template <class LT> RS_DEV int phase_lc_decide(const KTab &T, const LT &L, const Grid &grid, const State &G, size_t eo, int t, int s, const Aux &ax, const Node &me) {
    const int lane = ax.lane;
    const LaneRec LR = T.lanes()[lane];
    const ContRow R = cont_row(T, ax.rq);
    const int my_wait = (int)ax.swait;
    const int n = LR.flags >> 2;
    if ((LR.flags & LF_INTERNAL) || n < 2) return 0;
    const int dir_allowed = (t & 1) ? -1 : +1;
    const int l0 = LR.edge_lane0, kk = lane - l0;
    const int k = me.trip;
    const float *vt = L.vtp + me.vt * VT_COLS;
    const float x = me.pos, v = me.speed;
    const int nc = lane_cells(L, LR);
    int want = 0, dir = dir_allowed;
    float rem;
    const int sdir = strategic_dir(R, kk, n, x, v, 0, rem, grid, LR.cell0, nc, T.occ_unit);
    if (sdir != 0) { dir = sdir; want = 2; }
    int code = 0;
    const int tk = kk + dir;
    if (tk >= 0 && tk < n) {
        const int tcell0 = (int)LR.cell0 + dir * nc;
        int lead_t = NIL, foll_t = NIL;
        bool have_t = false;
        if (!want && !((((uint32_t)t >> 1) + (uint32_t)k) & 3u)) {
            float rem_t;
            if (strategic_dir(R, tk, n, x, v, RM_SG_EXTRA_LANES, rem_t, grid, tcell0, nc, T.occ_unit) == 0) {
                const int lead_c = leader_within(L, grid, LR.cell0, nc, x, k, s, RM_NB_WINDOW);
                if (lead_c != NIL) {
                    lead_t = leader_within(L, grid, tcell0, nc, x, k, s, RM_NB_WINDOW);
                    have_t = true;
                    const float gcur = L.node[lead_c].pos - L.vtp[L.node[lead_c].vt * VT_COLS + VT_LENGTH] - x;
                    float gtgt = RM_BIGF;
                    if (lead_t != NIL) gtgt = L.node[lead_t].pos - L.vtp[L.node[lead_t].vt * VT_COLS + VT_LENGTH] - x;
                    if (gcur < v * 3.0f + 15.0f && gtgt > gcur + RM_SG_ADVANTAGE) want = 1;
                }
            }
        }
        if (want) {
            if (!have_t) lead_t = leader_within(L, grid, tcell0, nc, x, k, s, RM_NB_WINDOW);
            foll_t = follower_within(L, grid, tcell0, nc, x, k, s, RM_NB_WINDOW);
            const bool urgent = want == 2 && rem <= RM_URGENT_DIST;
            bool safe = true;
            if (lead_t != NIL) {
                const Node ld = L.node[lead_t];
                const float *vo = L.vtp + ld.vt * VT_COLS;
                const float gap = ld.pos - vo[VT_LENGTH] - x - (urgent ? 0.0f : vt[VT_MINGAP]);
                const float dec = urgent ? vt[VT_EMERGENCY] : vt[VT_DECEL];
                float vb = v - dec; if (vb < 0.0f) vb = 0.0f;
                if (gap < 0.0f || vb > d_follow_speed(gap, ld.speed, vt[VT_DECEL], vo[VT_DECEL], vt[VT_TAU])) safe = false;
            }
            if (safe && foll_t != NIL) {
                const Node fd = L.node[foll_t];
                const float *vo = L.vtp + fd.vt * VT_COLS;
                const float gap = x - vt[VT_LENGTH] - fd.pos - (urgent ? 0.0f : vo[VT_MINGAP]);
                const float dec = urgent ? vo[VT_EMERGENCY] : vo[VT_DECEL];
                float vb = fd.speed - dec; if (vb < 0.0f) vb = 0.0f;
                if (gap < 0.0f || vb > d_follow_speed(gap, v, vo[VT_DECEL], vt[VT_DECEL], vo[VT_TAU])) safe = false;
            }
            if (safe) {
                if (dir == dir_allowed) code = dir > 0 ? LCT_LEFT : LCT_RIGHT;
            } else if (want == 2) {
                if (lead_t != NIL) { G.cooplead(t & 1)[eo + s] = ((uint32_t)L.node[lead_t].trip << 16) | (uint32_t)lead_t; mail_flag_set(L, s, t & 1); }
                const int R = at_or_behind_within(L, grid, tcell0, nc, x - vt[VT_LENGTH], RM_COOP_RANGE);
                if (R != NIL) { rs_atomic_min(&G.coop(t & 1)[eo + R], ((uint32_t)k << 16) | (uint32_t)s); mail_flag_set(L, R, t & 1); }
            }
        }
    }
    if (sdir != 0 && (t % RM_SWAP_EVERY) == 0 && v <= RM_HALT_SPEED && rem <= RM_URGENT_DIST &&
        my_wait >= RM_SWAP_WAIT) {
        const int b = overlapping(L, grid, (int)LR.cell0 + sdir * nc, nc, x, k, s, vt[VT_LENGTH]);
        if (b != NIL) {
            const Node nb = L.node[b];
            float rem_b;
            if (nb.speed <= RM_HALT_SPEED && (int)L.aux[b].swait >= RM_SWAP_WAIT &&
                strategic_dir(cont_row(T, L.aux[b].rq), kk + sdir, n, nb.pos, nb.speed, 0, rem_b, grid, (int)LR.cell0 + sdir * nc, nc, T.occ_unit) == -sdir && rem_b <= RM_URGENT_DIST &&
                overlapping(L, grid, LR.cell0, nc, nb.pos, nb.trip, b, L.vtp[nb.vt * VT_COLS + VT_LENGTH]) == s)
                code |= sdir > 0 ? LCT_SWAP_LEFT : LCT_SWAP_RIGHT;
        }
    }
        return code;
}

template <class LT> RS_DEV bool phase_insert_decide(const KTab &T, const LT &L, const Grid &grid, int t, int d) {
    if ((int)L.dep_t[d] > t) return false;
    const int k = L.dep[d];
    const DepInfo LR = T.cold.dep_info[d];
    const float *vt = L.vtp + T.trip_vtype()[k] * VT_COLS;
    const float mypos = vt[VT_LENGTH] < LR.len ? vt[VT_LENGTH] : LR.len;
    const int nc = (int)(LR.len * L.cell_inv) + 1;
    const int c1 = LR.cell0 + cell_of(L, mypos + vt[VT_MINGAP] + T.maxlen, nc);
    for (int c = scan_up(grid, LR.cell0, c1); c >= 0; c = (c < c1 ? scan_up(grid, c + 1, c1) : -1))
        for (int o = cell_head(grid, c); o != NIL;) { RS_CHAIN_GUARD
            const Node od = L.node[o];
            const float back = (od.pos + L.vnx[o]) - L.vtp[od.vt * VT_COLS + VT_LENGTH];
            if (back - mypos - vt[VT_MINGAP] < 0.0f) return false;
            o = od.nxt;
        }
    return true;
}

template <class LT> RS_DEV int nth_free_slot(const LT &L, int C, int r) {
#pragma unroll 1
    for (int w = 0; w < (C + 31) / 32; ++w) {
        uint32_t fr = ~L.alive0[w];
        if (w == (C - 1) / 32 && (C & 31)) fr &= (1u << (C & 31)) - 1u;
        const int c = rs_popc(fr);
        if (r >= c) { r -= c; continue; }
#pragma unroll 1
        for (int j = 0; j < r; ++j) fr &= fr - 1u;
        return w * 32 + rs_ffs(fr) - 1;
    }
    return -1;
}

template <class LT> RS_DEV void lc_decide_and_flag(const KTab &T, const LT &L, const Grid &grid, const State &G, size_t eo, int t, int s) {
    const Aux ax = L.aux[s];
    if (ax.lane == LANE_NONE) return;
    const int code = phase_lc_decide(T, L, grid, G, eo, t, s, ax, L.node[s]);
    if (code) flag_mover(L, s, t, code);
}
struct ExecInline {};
⁂
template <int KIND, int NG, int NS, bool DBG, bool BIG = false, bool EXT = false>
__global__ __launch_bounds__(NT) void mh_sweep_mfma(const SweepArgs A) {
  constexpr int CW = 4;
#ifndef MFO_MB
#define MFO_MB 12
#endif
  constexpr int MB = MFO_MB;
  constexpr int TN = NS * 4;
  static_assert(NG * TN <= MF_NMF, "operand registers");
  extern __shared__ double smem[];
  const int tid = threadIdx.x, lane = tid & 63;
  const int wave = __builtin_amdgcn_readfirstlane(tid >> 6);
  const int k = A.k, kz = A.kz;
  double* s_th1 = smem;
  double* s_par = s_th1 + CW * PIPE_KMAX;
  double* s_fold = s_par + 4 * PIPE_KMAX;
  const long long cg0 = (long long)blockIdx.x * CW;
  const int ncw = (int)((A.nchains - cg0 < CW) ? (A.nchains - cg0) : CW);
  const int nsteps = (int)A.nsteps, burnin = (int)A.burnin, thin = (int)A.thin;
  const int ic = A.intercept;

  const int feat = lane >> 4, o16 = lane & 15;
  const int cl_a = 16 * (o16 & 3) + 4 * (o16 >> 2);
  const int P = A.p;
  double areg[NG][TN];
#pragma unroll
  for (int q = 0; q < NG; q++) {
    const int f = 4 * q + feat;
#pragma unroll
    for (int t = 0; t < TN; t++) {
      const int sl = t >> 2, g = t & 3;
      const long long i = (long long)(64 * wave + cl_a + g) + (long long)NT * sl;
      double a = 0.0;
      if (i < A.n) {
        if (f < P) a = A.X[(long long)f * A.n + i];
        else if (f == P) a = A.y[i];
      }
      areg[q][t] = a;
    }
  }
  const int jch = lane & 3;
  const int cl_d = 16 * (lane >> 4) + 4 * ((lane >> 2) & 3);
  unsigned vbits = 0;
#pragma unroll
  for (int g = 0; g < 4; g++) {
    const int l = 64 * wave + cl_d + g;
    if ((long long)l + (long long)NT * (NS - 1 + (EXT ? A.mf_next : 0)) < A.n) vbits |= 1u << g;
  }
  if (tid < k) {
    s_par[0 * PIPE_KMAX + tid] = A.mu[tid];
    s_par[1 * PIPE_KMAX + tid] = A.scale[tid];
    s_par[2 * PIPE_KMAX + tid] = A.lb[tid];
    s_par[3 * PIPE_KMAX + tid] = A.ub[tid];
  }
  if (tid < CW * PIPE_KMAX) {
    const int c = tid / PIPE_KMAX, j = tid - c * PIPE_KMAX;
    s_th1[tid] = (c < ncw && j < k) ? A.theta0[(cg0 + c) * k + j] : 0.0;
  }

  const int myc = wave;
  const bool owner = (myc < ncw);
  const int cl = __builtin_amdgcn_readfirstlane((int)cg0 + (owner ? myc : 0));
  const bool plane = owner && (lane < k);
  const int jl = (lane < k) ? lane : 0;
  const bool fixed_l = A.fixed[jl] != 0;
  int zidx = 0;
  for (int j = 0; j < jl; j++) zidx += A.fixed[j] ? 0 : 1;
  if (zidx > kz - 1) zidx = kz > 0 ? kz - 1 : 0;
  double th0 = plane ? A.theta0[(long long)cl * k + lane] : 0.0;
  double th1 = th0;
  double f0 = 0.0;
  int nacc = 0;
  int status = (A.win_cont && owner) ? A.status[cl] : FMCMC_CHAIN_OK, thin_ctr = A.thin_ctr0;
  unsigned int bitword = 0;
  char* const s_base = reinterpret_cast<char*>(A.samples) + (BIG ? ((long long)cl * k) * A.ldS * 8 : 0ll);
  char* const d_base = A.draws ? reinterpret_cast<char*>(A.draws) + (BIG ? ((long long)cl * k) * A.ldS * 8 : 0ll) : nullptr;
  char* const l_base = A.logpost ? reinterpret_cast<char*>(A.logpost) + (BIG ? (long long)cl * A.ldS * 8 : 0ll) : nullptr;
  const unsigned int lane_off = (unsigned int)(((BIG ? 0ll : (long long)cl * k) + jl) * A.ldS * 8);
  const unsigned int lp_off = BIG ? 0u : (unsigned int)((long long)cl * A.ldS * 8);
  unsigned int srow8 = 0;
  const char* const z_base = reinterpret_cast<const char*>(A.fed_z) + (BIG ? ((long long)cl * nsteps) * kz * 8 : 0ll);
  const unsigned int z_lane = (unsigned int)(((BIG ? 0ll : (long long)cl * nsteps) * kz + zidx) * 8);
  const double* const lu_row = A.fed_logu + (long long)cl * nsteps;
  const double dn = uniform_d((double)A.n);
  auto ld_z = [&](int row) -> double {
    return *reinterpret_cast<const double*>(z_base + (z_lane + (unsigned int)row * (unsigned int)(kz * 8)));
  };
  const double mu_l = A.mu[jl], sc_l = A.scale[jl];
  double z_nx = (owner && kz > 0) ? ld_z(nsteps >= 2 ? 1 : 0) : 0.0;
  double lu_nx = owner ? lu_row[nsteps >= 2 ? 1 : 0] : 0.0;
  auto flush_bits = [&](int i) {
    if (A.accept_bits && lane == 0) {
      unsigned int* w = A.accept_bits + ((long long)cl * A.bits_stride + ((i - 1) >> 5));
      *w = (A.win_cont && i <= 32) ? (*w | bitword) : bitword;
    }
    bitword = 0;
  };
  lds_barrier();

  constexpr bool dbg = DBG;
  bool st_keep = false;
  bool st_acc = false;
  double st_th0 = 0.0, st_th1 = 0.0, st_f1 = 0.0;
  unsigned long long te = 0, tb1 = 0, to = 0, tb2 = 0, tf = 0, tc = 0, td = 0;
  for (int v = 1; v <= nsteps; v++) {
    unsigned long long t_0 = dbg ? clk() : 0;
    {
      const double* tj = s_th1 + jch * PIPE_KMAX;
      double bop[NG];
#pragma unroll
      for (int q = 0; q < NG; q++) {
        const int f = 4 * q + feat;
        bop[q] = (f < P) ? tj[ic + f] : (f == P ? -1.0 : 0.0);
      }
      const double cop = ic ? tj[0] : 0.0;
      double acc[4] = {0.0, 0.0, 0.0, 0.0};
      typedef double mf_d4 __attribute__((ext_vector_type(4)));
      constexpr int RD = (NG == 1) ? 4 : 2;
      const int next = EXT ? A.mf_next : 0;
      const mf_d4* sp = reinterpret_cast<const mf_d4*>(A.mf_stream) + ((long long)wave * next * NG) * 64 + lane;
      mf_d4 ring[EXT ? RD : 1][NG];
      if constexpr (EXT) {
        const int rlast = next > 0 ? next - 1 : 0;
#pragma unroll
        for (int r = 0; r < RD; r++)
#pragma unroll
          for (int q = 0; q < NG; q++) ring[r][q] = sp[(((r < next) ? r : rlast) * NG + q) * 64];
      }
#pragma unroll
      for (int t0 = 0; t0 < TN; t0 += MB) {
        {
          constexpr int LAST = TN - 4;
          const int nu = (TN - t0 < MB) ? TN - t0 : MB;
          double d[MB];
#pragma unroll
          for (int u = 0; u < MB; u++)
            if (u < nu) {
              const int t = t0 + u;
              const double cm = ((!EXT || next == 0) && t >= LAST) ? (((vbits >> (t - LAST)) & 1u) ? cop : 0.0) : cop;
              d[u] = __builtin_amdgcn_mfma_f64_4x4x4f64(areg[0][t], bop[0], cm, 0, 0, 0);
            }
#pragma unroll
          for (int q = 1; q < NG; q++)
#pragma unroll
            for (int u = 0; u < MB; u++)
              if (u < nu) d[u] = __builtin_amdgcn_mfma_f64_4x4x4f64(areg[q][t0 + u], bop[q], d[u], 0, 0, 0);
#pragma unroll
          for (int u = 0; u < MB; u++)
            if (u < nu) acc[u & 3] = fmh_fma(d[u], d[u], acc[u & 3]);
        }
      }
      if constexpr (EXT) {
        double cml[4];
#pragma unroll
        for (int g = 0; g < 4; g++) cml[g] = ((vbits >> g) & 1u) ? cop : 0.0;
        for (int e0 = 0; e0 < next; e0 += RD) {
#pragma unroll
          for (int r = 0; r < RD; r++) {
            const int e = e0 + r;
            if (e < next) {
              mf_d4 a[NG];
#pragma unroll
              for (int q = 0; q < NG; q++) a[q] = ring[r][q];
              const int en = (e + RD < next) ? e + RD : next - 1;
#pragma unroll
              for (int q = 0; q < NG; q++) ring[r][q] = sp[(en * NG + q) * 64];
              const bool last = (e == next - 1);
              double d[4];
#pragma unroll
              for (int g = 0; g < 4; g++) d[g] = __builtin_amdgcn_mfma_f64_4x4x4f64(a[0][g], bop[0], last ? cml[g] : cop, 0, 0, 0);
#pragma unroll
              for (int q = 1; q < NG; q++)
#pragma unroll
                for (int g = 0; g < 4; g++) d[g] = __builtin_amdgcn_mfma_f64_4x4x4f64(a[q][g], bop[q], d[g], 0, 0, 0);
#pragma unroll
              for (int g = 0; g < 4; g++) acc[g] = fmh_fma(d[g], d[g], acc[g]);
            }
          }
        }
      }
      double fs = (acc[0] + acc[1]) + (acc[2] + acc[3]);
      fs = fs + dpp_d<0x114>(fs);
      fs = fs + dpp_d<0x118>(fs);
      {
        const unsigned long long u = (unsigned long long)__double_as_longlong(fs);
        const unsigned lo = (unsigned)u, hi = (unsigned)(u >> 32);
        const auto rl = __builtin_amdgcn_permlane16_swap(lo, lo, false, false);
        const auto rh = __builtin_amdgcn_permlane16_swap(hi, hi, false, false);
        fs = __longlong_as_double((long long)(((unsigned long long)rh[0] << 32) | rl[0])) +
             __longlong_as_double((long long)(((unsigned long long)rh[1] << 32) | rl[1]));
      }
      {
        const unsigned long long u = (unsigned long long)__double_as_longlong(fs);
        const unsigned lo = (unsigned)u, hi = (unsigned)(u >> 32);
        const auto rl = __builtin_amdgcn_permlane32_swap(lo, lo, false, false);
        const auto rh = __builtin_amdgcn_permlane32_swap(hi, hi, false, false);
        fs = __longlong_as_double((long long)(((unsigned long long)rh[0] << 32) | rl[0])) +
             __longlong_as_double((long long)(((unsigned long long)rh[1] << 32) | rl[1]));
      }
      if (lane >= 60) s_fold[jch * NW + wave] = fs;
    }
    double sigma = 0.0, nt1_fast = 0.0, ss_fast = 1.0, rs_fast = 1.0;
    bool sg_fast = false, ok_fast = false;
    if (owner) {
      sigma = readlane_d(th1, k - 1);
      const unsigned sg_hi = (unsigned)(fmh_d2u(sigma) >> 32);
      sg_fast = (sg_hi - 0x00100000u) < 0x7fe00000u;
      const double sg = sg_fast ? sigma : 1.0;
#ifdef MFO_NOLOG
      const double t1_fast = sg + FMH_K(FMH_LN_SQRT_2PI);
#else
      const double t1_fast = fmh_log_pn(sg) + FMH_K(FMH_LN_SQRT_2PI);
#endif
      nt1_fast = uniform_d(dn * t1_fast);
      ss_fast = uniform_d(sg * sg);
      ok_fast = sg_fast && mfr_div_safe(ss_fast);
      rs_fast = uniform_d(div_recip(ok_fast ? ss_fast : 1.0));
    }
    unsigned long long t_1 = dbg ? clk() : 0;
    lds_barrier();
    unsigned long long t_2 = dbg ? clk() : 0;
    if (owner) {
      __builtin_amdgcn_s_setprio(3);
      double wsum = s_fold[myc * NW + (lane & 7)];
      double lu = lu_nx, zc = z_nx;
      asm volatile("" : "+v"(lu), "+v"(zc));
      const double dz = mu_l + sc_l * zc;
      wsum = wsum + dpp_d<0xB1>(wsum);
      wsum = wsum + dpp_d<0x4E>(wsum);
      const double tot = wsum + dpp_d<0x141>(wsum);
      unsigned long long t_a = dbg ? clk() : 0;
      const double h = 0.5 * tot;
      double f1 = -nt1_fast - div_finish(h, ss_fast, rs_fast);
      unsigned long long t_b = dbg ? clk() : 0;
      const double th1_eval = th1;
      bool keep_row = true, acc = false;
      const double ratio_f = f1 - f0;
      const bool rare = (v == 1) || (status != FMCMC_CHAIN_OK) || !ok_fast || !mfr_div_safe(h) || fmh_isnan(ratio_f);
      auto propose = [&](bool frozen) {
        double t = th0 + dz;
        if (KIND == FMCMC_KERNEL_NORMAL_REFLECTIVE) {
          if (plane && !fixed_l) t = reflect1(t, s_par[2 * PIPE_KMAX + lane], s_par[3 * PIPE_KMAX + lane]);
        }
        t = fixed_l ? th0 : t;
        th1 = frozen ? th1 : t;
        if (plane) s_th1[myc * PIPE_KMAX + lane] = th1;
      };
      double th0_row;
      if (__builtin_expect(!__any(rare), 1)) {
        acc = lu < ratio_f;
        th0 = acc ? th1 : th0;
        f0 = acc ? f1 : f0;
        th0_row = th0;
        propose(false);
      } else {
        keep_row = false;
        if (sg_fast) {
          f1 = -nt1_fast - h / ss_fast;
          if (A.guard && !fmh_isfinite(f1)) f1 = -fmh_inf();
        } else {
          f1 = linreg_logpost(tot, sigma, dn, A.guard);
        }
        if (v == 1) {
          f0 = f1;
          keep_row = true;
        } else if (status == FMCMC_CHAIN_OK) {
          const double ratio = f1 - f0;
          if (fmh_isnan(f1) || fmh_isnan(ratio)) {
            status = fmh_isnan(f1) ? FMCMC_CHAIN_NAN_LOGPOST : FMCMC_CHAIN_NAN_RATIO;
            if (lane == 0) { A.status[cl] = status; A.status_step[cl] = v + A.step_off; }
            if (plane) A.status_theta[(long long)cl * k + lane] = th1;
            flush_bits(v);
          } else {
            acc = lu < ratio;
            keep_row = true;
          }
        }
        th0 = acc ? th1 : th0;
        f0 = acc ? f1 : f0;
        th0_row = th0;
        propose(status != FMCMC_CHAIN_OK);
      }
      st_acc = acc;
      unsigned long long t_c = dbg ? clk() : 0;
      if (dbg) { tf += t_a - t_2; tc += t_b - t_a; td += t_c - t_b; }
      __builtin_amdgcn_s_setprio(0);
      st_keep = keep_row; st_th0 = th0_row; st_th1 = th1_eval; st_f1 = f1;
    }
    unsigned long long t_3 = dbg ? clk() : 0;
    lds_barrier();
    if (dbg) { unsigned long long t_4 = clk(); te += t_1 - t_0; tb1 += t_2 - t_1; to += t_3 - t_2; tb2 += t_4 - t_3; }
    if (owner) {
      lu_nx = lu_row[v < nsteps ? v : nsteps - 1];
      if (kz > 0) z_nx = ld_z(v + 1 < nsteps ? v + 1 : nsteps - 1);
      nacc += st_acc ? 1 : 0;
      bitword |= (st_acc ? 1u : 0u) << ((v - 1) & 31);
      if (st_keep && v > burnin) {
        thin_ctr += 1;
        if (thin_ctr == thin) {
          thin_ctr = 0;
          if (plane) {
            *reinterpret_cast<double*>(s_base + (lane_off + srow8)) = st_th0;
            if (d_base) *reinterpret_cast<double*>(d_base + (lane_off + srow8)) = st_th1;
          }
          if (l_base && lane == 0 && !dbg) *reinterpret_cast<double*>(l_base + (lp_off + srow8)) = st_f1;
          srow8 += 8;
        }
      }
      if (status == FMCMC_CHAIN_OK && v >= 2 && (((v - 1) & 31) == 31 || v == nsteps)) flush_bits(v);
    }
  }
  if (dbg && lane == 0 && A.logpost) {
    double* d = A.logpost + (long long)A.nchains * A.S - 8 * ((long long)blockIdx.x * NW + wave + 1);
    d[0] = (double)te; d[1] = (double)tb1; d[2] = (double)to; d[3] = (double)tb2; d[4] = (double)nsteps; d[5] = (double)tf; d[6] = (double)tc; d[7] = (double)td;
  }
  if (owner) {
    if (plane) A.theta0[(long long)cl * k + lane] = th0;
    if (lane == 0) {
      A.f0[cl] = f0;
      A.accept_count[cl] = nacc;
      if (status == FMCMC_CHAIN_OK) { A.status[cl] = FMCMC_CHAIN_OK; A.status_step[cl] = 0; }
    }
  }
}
⁂
> **Instructions to follow**: Reproduce, exactly as they stand in the data above, the lines from the one that holds "unsigned long long t_2 = dbg ? clk() : 0;" to the one that holds "auto propose = [&](bool", inclusive.

> **Reply**:
    unsigned long long t_2 = dbg ? clk() : 0;
    if (owner) {
      __builtin_amdgcn_s_setprio(3);
      double wsum = s_fold[myc * NW + (lane & 7)];
      double lu = lu_nx, zc = z_nx;
      asm volatile("" : "+v"(lu), "+v"(zc));
      const double dz = mu_l + sc_l * zc;
      wsum = wsum + dpp_d<0xB1>(wsum);
      wsum = wsum + dpp_d<0x4E>(wsum);
      const double tot = wsum + dpp_d<0x141>(wsum);
      unsigned long long t_a = dbg ? clk() : 0;
      const double h = 0.5 * tot;
      double f1 = -nt1_fast - div_finish(h, ss_fast, rs_fast);
      unsigned long long t_b = dbg ? clk() : 0;
      const double th1_eval = th1;
      bool keep_row = true, acc = false;
      const double ratio_f = f1 - f0;
      const bool rare = (v == 1) || (status != FMCMC_CHAIN_OK) || !ok_fast || !mfr_div_safe(h) || fmh_isnan(ratio_f);
      auto propose = [&](bool frozen) {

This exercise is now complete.